**What you have to do:**
Once you find the line with "for (int sk" in the data that follows, repeat it and every line after it exactly, through the line with "if (wv.exact &&".

[Stored items]
Content starts
__device__ __forceinline__ void scale_state_export(ScaleState& st, int lane, float* seg_out) {
  float all0 = lo(st.acc0), alt0 = hi(st.acc0), all1 = lo(st.acc1), alt1 = hi(st.acc1), all2 = lo(st.acc2), alt2 = hi(st.acc2);
#pragma unroll
  for (int off = 16; off > 0; off >>= 1) {
    all0 += __shfl_xor_sync(kFullMask, all0, off); alt0 += __shfl_xor_sync(kFullMask, alt0, off);
    all1 += __shfl_xor_sync(kFullMask, all1, off); alt1 += __shfl_xor_sync(kFullMask, alt1, off);
    all2 += __shfl_xor_sync(kFullMask, all2, off); alt2 += __shfl_xor_sync(kFullMask, alt2, off);
  }
  if (lane == 0) {
    seg_out[0] = __int_as_float(st.cnt);
    seg_out[1] = (float)(0.5 * ((double)all0 + (double)alt0)); seg_out[2] = (float)(0.5 * ((double)all1 + (double)alt1));
    seg_out[3] = (float)(0.5 * ((double)all2 + (double)alt2));
    seg_out[4] = (float)(0.5 * ((double)all0 - (double)alt0)); seg_out[5] = (float)(0.5 * ((double)all1 - (double)alt1));
    seg_out[6] = (float)(0.5 * ((double)all2 - (double)alt2));
    seg_out[7] = st.wfirst;
    if (st.cnt == 0) { seg_out[8] = 0.f; seg_out[9] = 0.f; seg_out[10] = 0.f; seg_out[11] = 0.f; }
  }
  if (st.pend) {
    seg_out[8] = st.pw; seg_out[9] = st.po0; seg_out[10] = st.po1; seg_out[11] = st.po2;
  }
}

__device__ __forceinline__ WinView make_view(unsigned bufs, const int4& d0, const int4& d1, const float2* plane, int w, int h, int pitch) {
  WinView wv;
  const unsigned w0 = bufs + (unsigned)offsetof(StageBuf, win);
  wv.base = pin(w0 - (unsigned)d0.y);
  wv.safe = pin(w0 + (unsigned)((kWinCols + 1) * 8));
  wv.plane = plane;
  wv.exact = d1.z != 0;
  wv.ulo = d0.z; wv.ucount = d0.w; wv.vlo = d1.x; wv.vcount = d1.y;
  wv.w = w; wv.h = h; wv.pitch = pitch;
  return wv;
}


template <bool kExact, bool kFirst>
__device__ __forceinline__ void stage_a_rounds(const WinView& wv, int bw, unsigned refa, unsigned txa, float ty, const StageConsts& c,
                                               ScaleState& ss, int lane, unsigned lt_mask) {
  static_assert(kTileW % 64 == 0, "the exact loop takes whole pairs of rounds");
  const int nr = kExact ? kTileW / 32 : (bw + 31) >> 5;
  const int xlim = bw - lane;
  const bool first = kExact ? kFirst : c.first_iteration != 0;
#pragma unroll 1
  for (int r = 0; r < nr; r += 2, refa += 512, txa += 256) {
    const bool second = kExact || r + 1 < nr;
    const f2 rz0 = lds_f2_at(refa);
    const f2 rz1 = second ? lds_f2_at(refa + 256) : pk(0.f, __int_as_float(0x7fc00000));
    const float tx0 = lds_f32(txa), tx1 = second ? lds_f32(txa + 128) : 0.f;
    float z0 = hi(rz0), z1 = hi(rz1);
    if (!kExact && bw < kTileW) {
      z0 = (r * 32 < xlim) ? z0 : __int_as_float(0x7fc00000);
      z1 = (r * 32 + 32 < xlim) ? z1 : __int_as_float(0x7fc00000);
    }
    const PixelProjection p0 = project_pixel(tx0, ty, z0, c);
    const PixelProjection p1 = project_pixel(tx1, ty, z1, c);
    float ei0, ez0, ei1, ez1;
    const bool v0 = residual_pixel<kExact>(p0, wv, lo(rz0), z0, c, ei0, ez0);
    const bool v1 = residual_pixel<kExact>(p1, wv, lo(rz1), z1, c, ei1, ez1);
    const float w0 = student_weight(c, first, ei0, ez0), w1 = student_weight(c, first, ei1, ez1);
    scale_round32(ss, lane, lt_mask, v0, w0, ei0, ez0);
    scale_round32(ss, lane, lt_mask, v1, w1, ei1, ez1);
  }
}
__device__ __forceinline__ void stage_a_run(TilePipe& tp, const PairLevel& pl, const LevelGeom& g, const StageConsts& c,
                                            float* row_exports, unsigned& tile_count, int* error_flag, PipeTiming& tm) {
  const int lane = threadIdx.x & 31, q = threadIdx.x >> 5;
  const unsigned lt_mask = (1u << lane) - 1u;
  const int ntiles = g.nmine * g.nbands;
  const unsigned tbase = tile_count;
  tile_count += ntiles;
  if (q == kConsumerWarps) {
    produce_tiles<false>(tp, pl, g, c, tbase, ntiles, error_flag, tm);
    return;
  }
  int i = 0;
  const unsigned tp_s = pin(smem_u32(&tp));
  const unsigned my_ref = pin((unsigned)(offsetof(StageBuf, ref0) + (q * kTileW + lane) * 8));
  const unsigned my_tx = pin((unsigned)(offsetof(StageBuf, tx) + lane * 4));
  const int gw = pin(g.w), gh = pin(g.h), gnb = pin(g.nbands), gpitch = g.pitch;
  for (int sk = 0, s = g.strip0; sk < g.nmine; ++sk, s += g.strip_step) {
    const int y = s * kTileH + q;
    const bool row_ok = y < gh;
    const float ty = __ldg(pl.rtmpl + gw + min(y, gh - 1));
    ScaleState ss;
    scale_state_init(ss);
    for (int b = 0; b < gnb; ++b, ++i) {
      const unsigned t = tbase + i;
      const unsigned bufi = t % kStages;
      const int x0 = b * kTileW, bw = min(kTileW, gw - x0);
      const long long tw0 = DVO_CLOCK(tm);
      mbar_wait_s(tp_s + (unsigned)offsetof(TilePipe, full) + bufi * 8u, (t / kStages) & 1u, error_flag);
      DVO_ADD(tm, wait_full_a, DVO_CLOCK(tm) - tw0);
      const unsigned bufs = tp_s + bufi * (unsigned)sizeof(StageBuf);
      const int4 d0 = lds_i4(tp_s + (unsigned)offsetof(TilePipe, desc) + bufi * 32u);
      if (row_ok && !d0.x) {
        const int4 d1 = lds_i4(tp_s + (unsigned)offsetof(TilePipe, desc) + bufi * 32u + 16u);
        const WinView wv = make_view(bufs, d0, d1, pl.c0, gw, gh, gpitch);
        const unsigned refa = bufs + my_ref, txa = bufs + my_tx;
        if (wv.exact && bw == kTileW) {
          if (c.first_iteration) stage_a_rounds<true, true>(wv, bw, refa, txa, ty, c, ss, lane, lt_mask);
          else stage_a_rounds<true, false>(wv, bw, refa, txa, ty, c, ss, lane, lt_mask);
        } else {
          stage_a_rounds<false, false>(wv, bw, refa, txa, ty, c, ss, lane, lt_mask);
        }
      }
      __syncwarp();
      if (lane == 0) mbar_arrive_s(tp_s + (unsigned)offsetof(TilePipe, empty) + bufi * 8u);
    }
    if (row_ok) scale_state_export(ss, lane, row_exports + (size_t)y * kSegExportFloats);
  }
}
Content ends
**Solution:**
  for (int sk = 0, s = g.strip0; sk < g.nmine; ++sk, s += g.strip_step) {
    const int y = s * kTileH + q;
    const bool row_ok = y < gh;
    const float ty = __ldg(pl.rtmpl + gw + min(y, gh - 1));
    ScaleState ss;
    scale_state_init(ss);
    for (int b = 0; b < gnb; ++b, ++i) {
      const unsigned t = tbase + i;
      const unsigned bufi = t % kStages;
      const int x0 = b * kTileW, bw = min(kTileW, gw - x0);
      const long long tw0 = DVO_CLOCK(tm);
      mbar_wait_s(tp_s + (unsigned)offsetof(TilePipe, full) + bufi * 8u, (t / kStages) & 1u, error_flag);
      DVO_ADD(tm, wait_full_a, DVO_CLOCK(tm) - tw0);
      const unsigned bufs = tp_s + bufi * (unsigned)sizeof(StageBuf);
      const int4 d0 = lds_i4(tp_s + (unsigned)offsetof(TilePipe, desc) + bufi * 32u);
      if (row_ok && !d0.x) {
        const int4 d1 = lds_i4(tp_s + (unsigned)offsetof(TilePipe, desc) + bufi * 32u + 16u);
        const WinView wv = make_view(bufs, d0, d1, pl.c0, gw, gh, gpitch);
        const unsigned refa = bufs + my_ref, txa = bufs + my_tx;
        if (wv.exact && bw == kTileW) {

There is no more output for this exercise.